A, informação trazida a público por Edna Flor põe luz sobre a situação do lixo em Araçatuba. Cabe ao Ministério Público do Meio Ambiente decifrar por quais motivos a Aeronáutica permitiu a ampliação de aterro em Paulínia e não em Araçatuba.


Outro fato intrigante é que em Paulínia, a Aeronáutica se posicionou favorável ao grupo Estre Ambiental. O mesmo que comprou 93 hectares de terra em Araçatuba, na região da Prata, para instalar um Centro de Gerenciamento de Resíduos para receber lixo de 31 cidades da região. Empreendimento que sõ não saiu do papel, pelo menos até o momento, porque duas leis no município impedem sua viabilização.

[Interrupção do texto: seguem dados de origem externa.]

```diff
@@ -130,13 +144,46 @@
     } else {
         e[0] = __builtin_amdgcn_exp2f(y[0] - shift);
     }
-#pragma unroll
-    for (int w = 1; w < EPT; w *= 2)
-#pragma unroll
-        for (int m = 0; m + w < EPT; m += 2 * w) e[m] += e[m + w];
+    if constexpr (PAIRS && EPT >= 4) {
+        constexpr int H = EPT / 2;
+        f32x2 pe[H];
+#pragma unroll
+        for (int k = 0; k < H; ++k) pe[k] = f32x2{e[k], e[k + H]};
+#pragma unroll
+        for (int w = 1; w < H; w *= 2)
+#pragma unroll
+            for (int m = 0; m + w < H; m += 2 * w) pe[m] += pe[m + w];
+        e[0] = pe[0].x + pe[0].y;
+    } else {
+#pragma unroll
+        for (int w = 1; w < EPT; w *= 2)
+#pragma unroll
+            for (int m = 0; m + w < EPT; m += 2 * w) e[m] += e[m + w];
+    }
     const float s = seg_sum<LPR>(e[0]);
+    stamp(1);
     const float lse2 = __builtin_amdgcn_logf(s) + shift;
     return (lw2 - lse2) + self;
+}
+
+template <int EPT, int LPR, bool ROW, bool PAIRS = false, bool ONE_MAX = false, typename STAMP = NoStamp>
+__device__ __forceinline__ float half_step(const float (&c2)[EPT], float self, const float* other, int q, float lw2,
+                                           STAMP stamp = STAMP()) {
+    float o[EPT];
+    load_other<EPT>(o, other, q);
+    stamp(-1);
+    float y[EPT];
+    if constexpr (EPT >= 2) {
+#pragma unroll
+        for (int m = 0; m < EPT; m += 2) {
+            f32x2 cc = {c2[m], c2[m + 1]}, oo = {o[m], o[m + 1]}, ss = {self, self};
+            const f32x2 t = ROW ? ((ss - cc) + oo) : ((oo - cc) + ss);
+            y[m] = t.x; y[m + 1] = t.y;
+        }
+    } else {
+        y[0] = ROW ? ((self - c2[0]) + o[0]) : ((o[0] - c2[0]) + self);
+    }
+    return half_step_lse<EPT, LPR, PAIRS, ONE_MAX>(y, self, lw2, stamp);
 }
 
 template <int EPT, int LPR>
@@ -220,6 +267,8 @@
     float craw[EPT];
     load_costs_raw<EPT, ROW>(C, n, line, q, k2, c2, craw);
 }
+
+__device__ __forceinline__ float canonical_nan(float x) { return x != x ? __uint_as_float(0x7fc00000u) : x; }
 
 __device__ __forceinline__ float cost_of_waves(const float* red, int nw) {
     float v[16];
@@ -297,7 +346,7 @@
 #pragma unroll
         for (int m = 0; m < EPT; ++m) {
             const int idx = q * EPT + m;
-            if (idx < n) dC[(int64_t)line * n + idx] = drow[m];
+            if (idx < n) dC[(int64_t)line * n + idx] = canonical_nan(drow[m]);
         }
     }
 }
@@ -350,7 +399,8 @@
         KCCOT_STAMP(0);
         const float un = half_step<EPT, LPR, true>(crow, ui, v_s, q, lwu);
         KCCOT_STAMP(1);
-        const float du = (active && q == 0) ? fabsf(un - ui) : 0.f;
+        float du = 0.f;
+        if (!(KCCOT_FWD_TRIM & 32) || (((a.stop_mode == KCCOT_STOP_INDEX) ? it >= a.Lmin : it + 1 >= a.Lmin) && it + 1 < a.L)) du = (active && q == 0) ? fabsf(un - ui) : 0.f;
         int bits = 0;
         if (SHORTCUT && detect) {
             shortcut_mismatch(bits, un, ui, pu2, pu3, pu4);
@@ -433,7 +483,7 @@
     if (WEIGHTED && bad) { cost = NAN; nits = -1; }
     if (t == 0) {
         const float w[3] = {2.0f, -1.0f, -1.0f};
-        publish_cost<3>(a.cost_out, a.nits_out, a.loss_out, a.ticket, p, cost, nits, computed, w, a.loss_out != nullptr);
+        publish_cost<3>(a.cost_out, a.nits_out, a.loss_out, a.ticket, p, canonical_nan(cost), nits, computed, w, a.loss_out != nullptr);
     }
 }
 
@@ -648,7 +698,8 @@
 #pragma unroll
         for (int m = 0; m < EPT; ++m) {
             const int idx = q * EPT + m;
-            if (idx < n) dC[(int64_t)idx * n + line] += dcol[m];
+            if constexpr (EPT < 16) { if (idx < n) dC[(int64_t)idx * n + line] = canonical_nan(dC[(int64_t)idx * n + line] + dcol[m]); }
+            else { if (idx < n) dC[(int64_t)idx * n + line] += dcol[m]; }
         }
     }
 }
@@ -720,7 +771,8 @@
     for (int it = 0; it < L; ++it) {
         KCCOT_STAMP(9);
         const float un = half_step<EPT, LPR, true>(crow, ui, hv + it * NS, q, lw2);
-        const float du = (active && q == 0) ? fabsf(un - ui) : 0.f;
+        float du = 0.f;
+        if (!(KCCOT_FWD_TRIM & 32) || (it + 1 >= a.Lmin && it + 1 < L)) du = (active && q == 0) ? fabsf(un - ui) : 0.f;
         int bits = 0;
         if (SHORTCUT && detect) {
             shortcut_mismatch(bits, un, ui, pu2, pu3, pu4);
@@ -856,7 +908,7 @@
     KCCOT_STAMP_IF(true, 21);
     take_dc_cols<EPT>(hist, drow, n, line, q, active);
     store_dc_rows<EPT>(dC, drow, n, line, q, active);
-    if (t == 0) publish_cost<NPROB>(a.cost_out, a.nits_out, a.loss_out, a.ticket, p, cost_of_waves(red, nw), nits, computed, a.w, true);
+    if (t == 0) publish_cost<NPROB>(a.cost_out, a.nits_out, a.loss_out, a.ticket, p, canonical_nan(cost_of_waves(red, nw)), nits, computed, a.w, true);
     KCCOT_STAMP_IF(true, 19);
     KCCOT_STAMP_DRAINED(22);
 }
@@ -913,17 +965,41 @@
     float p2 = 0.f, p3 = 0.f, p4 = 0.f;
     int nits = 0;
     float self = 0.f;
+    constexpr bool RUNNING = (KCCOT_FWD_TRIM & 4) && !SHORTCUT;
+    constexpr bool DU_OFF_CHAIN = (KCCOT_FWD_TRIM & 2) && !SHORTCUT;
+    constexpr bool PAIRS = (KCCOT_FWD_TRIM & 16) && !SHORTCUT;
+    constexpr bool ONE_MAX = (KCCOT_FWD_TRIM & 1) != 0;
+    unsigned rb = lds_address(ho + (COL ? NS : 0) + q * EPT);
+    unsigned wb = lds_address(hs + NS + line);
+    float prev = 0.f;
     auto own_half_step = [&](int it, float& du) {
-        const float sn = half_step<EPT, LPR, !COL>(c2, self, ho + (COL ? it + 1 : it) * NS, q, lw2);
-        du = (active && q == 0) ? fabsf(sn - self) : 0.f;
-        if (active && q == 0) hs[(it + 1) * NS + line] = sn;
+        (void)du;
+        const float* other = RUNNING ? lds_pointer(rb) : ho + (COL ? it + 1 : it) * NS + q * EPT;
+        const float sn = half_step<EPT, LPR, !COL, PAIRS, ONE_MAX>(c2, self, other, 0, lw2, [&](int k) { (void)k; KCCOT_STAMP(24 + k); });
+        if constexpr (!DU_OFF_CHAIN) du = (active && q == 0) ? fabsf(sn - self) : 0.f;
+        if (active && q == 0) {
+            if constexpr (RUNNING) *lds_pointer(wb) = sn;
+            else hs[(it + 1) * NS + line] = sn;
+        }
+        KCCOT_STAMP(26);
         if (SHORTCUT && detect) {
             int bits = 0;
             shortcut_mismatch(bits, sn, self, p2, p3, p4);
             p4 = p3; p3 = p2; p2 = self;
             shortcut_vote(bits, active, t, mis, it);
         }
+        if constexpr (DU_OFF_CHAIN) prev = self;
         self = sn;
+    };
+    auto off_chain = [&](int it, float& du) {
+        if constexpr (RUNNING) asm volatile("" : "+v"(self), "+v"(rb), "+v"(wb));
+        if constexpr (DU_OFF_CHAIN && !COL) {
+            if (it + 1 >= a.Lmin && it + 1 < L) du = (active && q == 0) ? fabsf(self - prev) : 0.f;
+        }
+        if constexpr (RUNNING) {
+            rb += NS * 4; wb += NS * 4;
+            asm volatile("" : "+v"(rb), "+v"(wb));
+        }
     };
     KCCOT_STAMP_IF(true, 11);
     for (int it = 0; it < L; ++it) {
@@ -931,9 +1007,12 @@
         float du = 0.f;
         if constexpr (!COL) own_half_step(it, du);
         lds_barrier();
+        KCCOT_STAMP(27);
         if constexpr (COL) { float dv; own_half_step(it, dv); }
+        else off_chain(it, du);
         lds_barrier();
         KCCOT_STAMP(10);
+        if constexpr (COL) { float dv; off_chain(it, dv); }
         nits = it + 1;
         ++computed;
         if (nits >= a.Lmin && it + 1 < L) {
@@ -1029,7 +1108,7 @@
         take_dc_cols<EPT>(hist, d, n, line, q, active);
         store_dc_rows<EPT>(dC, d, n, line, q, active);
     } else {
-        if (tr == 0) publish_cost<NPROB>(a.cost_out, a.nits_out, a.loss_out, a.ticket, p, cost_of_waves(red, TR >> 5), nits, computed, a.w, true);
+        if (tr == 0) publish_cost<NPROB>(a.cost_out, a.nits_out, a.loss_out, a.ticket, p, canonical_nan(cost_of_waves(red, TR >> 5)), nits, computed, a.w, true);
         KCCOT_STAMP_IF(true, 19);
     }
     KCCOT_STAMP_DRAINED(22);
```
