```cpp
#ifndef PHYS_BLOCK
#define PHYS_BLOCK 512
#endif
#ifndef PHYS_WAVES_PER_EU
#define PHYS_WAVES_PER_EU 4
#endif
#ifndef PHYS_SORT
#define PHYS_SORT 1
#endif
#define PHYS_CLASSES 8
#ifndef PHYS_PLAIN_WAVES_PER_EU
#define PHYS_PLAIN_WAVES_PER_EU 5
#endif
#ifndef PHYS_PLAIN_BLOCK
#define PHYS_PLAIN_BLOCK 256
#endif
#define PHYS_BLOCK_OF(FULL) ((FULL) ? PHYS_BLOCK : PHYS_PLAIN_BLOCK)
template <bool FULL>
__global__ __launch_bounds__(PHYS_BLOCK_OF(FULL)) __attribute__((amdgpu_waves_per_eu(FULL ? PHYS_WAVES_PER_EU : PHYS_PLAIN_WAVES_PER_EU))) void
k_physics(GeoView g, PhotonView pv, StepState *st, const float4 *work_in, uint32_t *output_queue, float4 *work_out,
          const int32_t *hit_triangle, const float *hit_distance, uint64_t seed, uint64_t id_base,
          int use_weights, int scatter_first, uint32_t *retry_list, int fixup, DeviceCounters *counters, float4 *rays_next,
          float4 *final_rec = nullptr, uint32_t epoch = 0u, int literal_rays = 0)
{
    constexpr int BLOCK = PHYS_BLOCK_OF(FULL);
    __shared__ uint32_t s_counts[BLOCK / WAVE + 1];
    constexpr bool SORT = FULL && (PHYS_SORT != 0);
    __shared__ uint32_t s_class_count[SORT ? BLOCK / WAVE : 1][PHYS_CLASSES];
    __shared__ int32_t s_perm[SORT ? BLOCK : 1];
    const int nthreads = fixup == 1 ? (int)st->retry : (int)st->n, renorm = (int)st->renorm, renorm_next = st->in_tail ? 0 : 1;
    unsigned long long nsteps = 0;
    for (int block_base = blockIdx.x * BLOCK; block_base < nthreads; block_base += gridDim.x * BLOCK) {
    int id = block_base + threadIdx.x;
    bool alive = false;
    uint32_t photon_id = 0;
    Photon p;
    uint32_t counter = 0;
    int last_hit_record = -1;
    int sorted_slot = (id < nthreads) ? id : -1;
    if (SORT && !fixup) {
        uint32_t cls = 0;
        if (id < nthreads) {
            const int tri0 = hit_triangle[id];
            if (tri0 >= 0) {
                const uint32_t code = g.tri_phys[2 * (size_t)tri0].w;
                const int surface = convert(0xFF & (code >> 8));
                cls = 1u + (uint32_t)min(surface + 1, PHYS_CLASSES - 2);
            }
        }
        const unsigned lane = lane_id(), wave = threadIdx.x / WAVE;
        uint32_t my_rank = 0;
#pragma unroll
        for (uint32_t c = 0; c < PHYS_CLASSES; c++) {
            const unsigned long long m = __ballot(cls == c);
            if (cls == c) my_rank = (uint32_t)__popcll(m & ((1ull << lane) - 1ull));
            if (lane == 0) s_class_count[wave][c] = (uint32_t)__popcll(m);
        }
        __syncthreads();
        static_assert(!SORT || PHYS_CLASSES * (BLOCK / WAVE) == WAVE, "one lane per (class, wave) pair");
        if (wave == 0) {
            const uint32_t c = lane / (BLOCK / WAVE), w = lane % (BLOCK / WAVE);
            const uint32_t k = s_class_count[w][c];
            uint32_t incl = k;
            for (int off = 1; off < WAVE; off <<= 1) { const uint32_t v = __shfl_up(incl, off); if ((int)lane >= off) incl += v; }
            s_class_count[w][c] = incl - k;
        }
        __syncthreads();
        s_perm[s_class_count[wave][cls] + my_rank] = (id < nthreads) ? id : -1;
        __syncthreads();
        sorted_slot = s_perm[threadIdx.x];
        __syncthreads();
    }
    if (sorted_slot >= 0) {
        const int slot = fixup == 1 ? (int)retry_list[sorted_slot] : sorted_slot;
        const float4 *w = work_in + 4 * (size_t)slot;
        const float4 w0 = w[0], w1 = w[1], w2 = w[2], w3 = w[3];
        int tri = hit_triangle[slot];
        const float hit_dist = hit_distance[slot];
        TriPhys rec = {};
        if (tri != HIT_RETRY) {
            photon_id = __float_as_uint(w3.w);
            p.position = mk3(w0.x, w0.y, w0.z);
            p.direction = mk3(w1.x, w1.y, w1.z);
            p.polarization = mk3(w2.x, w2.y, w2.z);
            if (renorm) {
                p.direction = p.direction / norm(p.direction);
                p.polarization = p.polarization / norm(p.polarization);
            }
            if (tri >= 0) rec = load_tri_phys(g, (size_t)tri);
            if (!fixup && tri >= 0) {
                const bool regular = FULL ? phys_hit_is_regular(g, rec, p.position, p.direction, hit_dist)
                                          : phys_hit_is_plainly_regular(g, rec, p.position, p.direction, hit_dist);
                if (!regular) {
                    retry_list[atomicAdd(&st->retry, 1u)] = (uint32_t)slot;
                    tri = HIT_RETRY;
                }
            }
        }
        if (tri != HIT_RETRY) {
            if (tri != HIT_NAN) nsteps++;
            p.wavelength = w0.w;
            p.time = w1.w;
            p.weight = w2.w;
            p.history = __float_as_uint(w3.x);
            p.last_hit_triangle = -1;
            p.evidx = 0;
            last_hit_record = __float_as_int(w3.z);
            cm_rng rng;
            cm_rng_init(&rng, seed, id_base + photon_id, __float_as_uint(w3.y));
            if (tri == HIT_NAN) {
                p.last_hit_triangle = last_hit_record >= 0 ? (int)g.dev_to_tri[last_hit_record] : -1;
                p.history |= CHROMA_NO_HIT | CHROMA_NAN_ABORT;
            } else {
                State s;
                if (tri >= 0) apply_hit_phys(s, p, g, rec, hit_dist);
                else apply_hit_dev(s, p, g, tri, hit_dist);
                if (tri != -1) step_after_hit<FULL>(p, s, rng, g, use_weights != 0, scatter_first);
                last_hit_record = (p.last_hit_triangle < 0) ? -1 : tri;
            }
            counter = rng.counter;
            alive = (p.history & CHROMA_TERMINAL_MASK) == 0;
            if (!alive) {
                if (final_rec) {
                    float4 *f = final_rec + 4 * (size_t)photon_id;
                    f[0] = make_float4(p.position.x, p.position.y, p.position.z, p.wavelength);
                    f[1] = make_float4(p.direction.x, p.direction.y, p.direction.z, p.time);
                    f[2] = make_float4(p.polarization.x, p.polarization.y, p.polarization.z, p.weight);
                    f[3] = make_float4(__uint_as_float(p.history), __uint_as_float(counter), __int_as_float(p.last_hit_triangle), __uint_as_float(epoch));
                } else {
                    store_photon(pv, photon_id, p, counter);
                }
            }
        }
    }
    const uint32_t at = block_queue_append<BLOCK / WAVE>(output_queue, alive, photon_id, s_counts);
    if (alive) {
        float4 *w = work_out + 4 * (size_t)(at - 1u);
        w[0] = make_float4(p.position.x, p.position.y, p.position.z, p.wavelength);
        w[1] = make_float4(p.direction.x, p.direction.y, p.direction.z, p.time);
        w[2] = make_float4(p.polarization.x, p.polarization.y, p.polarization.z, p.weight);
        w[3] = make_float4(__uint_as_float(p.history), __uint_as_float(counter), __int_as_float(last_hit_record), __uint_as_float(photon_id));
        if (rays_next) make_ray_record(g, rays_next + 4 * (size_t)(at - 1u), p.position, p.direction, renorm_next, last_hit_record, literal_rays != 0);
    }
    __syncthreads();
    }
    if (counters) {
        nsteps = wave_sum_u64(nsteps);
        if (lane_id() == 0 && nsteps) atomicAdd(&counters->photon_steps, nsteps);
    }
}
```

Outro fato curioso é que, pouco tempo após a Aeronáutica negar a ampliação do aterro em Araçatuba, a Prefeitura veio com a ideia de conceder a gestão dos resíduos a uma empresa, por meio de uma PPP (Parceria Público Privada) que previa a exportação de lixo para outras localidades. Iniciativa rechaçada pela Câmara há poucos dias. São questões que, certamente, serão bem analisadas pelo MP do Meio Ambiente.